def attn_select_mean(attn, seg_attn, n_layers=6):
    attn = f32c(attn)
    seg_attn = f32c(seg_attn)
    Lw, B, N, _ = attn.shape
    n = min(n_layers, Lw)
    if tuple(seg_attn.shape) != (B, N - 1, N - 1):
        raise ValueError(f"seg_attn must be [B,P,P] = {(B, N - 1, N - 1)}, got {tuple(seg_attn.shape)}")
    out = torch.empty((B, N - 1, N - 1), dtype=torch.float32, device=attn.device)
    ws = _ws(lib().excel_attn_select_workspace_bytes(B, n), attn.device)
    check(lib().excel_attn_select_mean(_p(attn), Lw, B, N, Lw - n, n, _p(seg_attn), _p(out), _p(ws, torch.uint8), _stream()),
          "excel_attn_select_mean")
    return out


def feature_affinity(feats, mode, beta=1.0, gamma=3.0):
    feats = f32c(feats)
    feats = feats.reshape(feats.shape[0], feats.shape[1], -1)
    B, Cc, P = feats.shape
    out = torch.empty((B, P, P), dtype=torch.float32, device=feats.device)
    ws = _ws(lib().excel_feature_affinity_workspace_bytes(B, Cc, P), feats.device)
    check(lib().excel_feature_affinity(_p(feats), B, Cc, P, float(beta), float(gamma), {"sigmoid": 0, "mask_softmax": 1}[mode],
                                       _p(out), _p(ws, torch.uint8), _stream()), "excel_feature_affinity")
    return out


def feature_affinity_grouped(feats, mode, group, member_stride=1, beta=1.0, gamma=3.0, out=None):
    feats = f32c(feats)
    feats = feats.reshape(feats.shape[0], feats.shape[1], -1)
    B, Cc, P = feats.shape
    out = _out(out, (B, P, P), torch.float32, feats.device)
    ws = _ws(lib().excel_feature_affinity_grouped_workspace_bytes(B, Cc, P, int(group)), feats.device)
    check(lib().excel_feature_affinity_grouped(_p(feats), B, Cc, P, int(group), int(member_stride), float(beta), float(gamma),
                                               {"sigmoid": 0, "mask_softmax": 1}[mode], _p(out), _p(ws, torch.uint8), _stream()),
          "excel_feature_affinity_grouped")
    return out


def compute_trans_mat(w_aff):
    single = w_aff.dim() == 2
    w = f32c(w_aff[None] if single else w_aff)
    B, P, _ = w.shape
    out = torch.empty_like(w)
    ws = _ws(lib().excel_trans_mat_workspace_bytes(B, P), w.device)
    check(lib().excel_compute_trans_mat(_p(w), B, P, _p(out), _p(ws, torch.uint8), _stream()), "excel_compute_trans_mat")
    return out[0] if single else out


def cls_compact(onehot, smax, want_nchan=False):
    onehot = f32c(onehot)
    B, F_ = onehot.shape
    idx = torch.empty((B, smax), dtype=torch.int32, device=onehot.device)
    n = torch.empty((B,), dtype=torch.int32, device=onehot.device)
    nch = torch.empty((B,), dtype=torch.int32, device=onehot.device) if want_nchan else None
    check(lib().excel_cls_compact(_p(onehot), B, F_, smax, _p(idx, torch.int32), _p(n, torch.int32), _p(nch, torch.int32),
                                  _stream()), "excel_cls_compact")
    return (idx, n, nch) if want_nchan else (idx, n)


def scoremap_box_mask(attr, cls_idx, ncls, g, caa_thre=0.79, want_mask=False):
    attr = f32c(attr)
    B, P, F_ = attr.shape
    smax = cls_idx.shape[1]
    v = torch.zeros((B, smax, P), dtype=torch.float32, device=attr.device)
    m = torch.zeros((B, smax, P), dtype=torch.uint8, device=attr.device) if want_mask else None
    check(lib().excel_scoremap_box_mask(_p(attr), _p(cls_idx, torch.int32), _p(ncls, torch.int32), B, g, F_, smax, float(caa_thre),
                                        _p(v), _p(m, torch.uint8), _stream()), "excel_scoremap_box_mask")
    return v, m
☆ ☆ ☆
# About this task
Print only the lines running from the one with "smax), dtype=torch.int32, device=onehot.device)" to the final line of the data above, each exactly as it appears.

# The answer
    idx = torch.empty((B, smax), dtype=torch.int32, device=onehot.device)
    n = torch.empty((B,), dtype=torch.int32, device=onehot.device)
    nch = torch.empty((B,), dtype=torch.int32, device=onehot.device) if want_nchan else None
    check(lib().excel_cls_compact(_p(onehot), B, F_, smax, _p(idx, torch.int32), _p(n, torch.int32), _p(nch, torch.int32),
                                  _stream()), "excel_cls_compact")
    return (idx, n, nch) if want_nchan else (idx, n)


def scoremap_box_mask(attr, cls_idx, ncls, g, caa_thre=0.79, want_mask=False):
    attr = f32c(attr)
    B, P, F_ = attr.shape
    smax = cls_idx.shape[1]
    v = torch.zeros((B, smax, P), dtype=torch.float32, device=attr.device)
    m = torch.zeros((B, smax, P), dtype=torch.uint8, device=attr.device) if want_mask else None
    check(lib().excel_scoremap_box_mask(_p(attr), _p(cls_idx, torch.int32), _p(ncls, torch.int32), B, g, F_, smax, float(caa_thre),
                                        _p(v), _p(m, torch.uint8), _stream()), "excel_scoremap_box_mask")
    return v, m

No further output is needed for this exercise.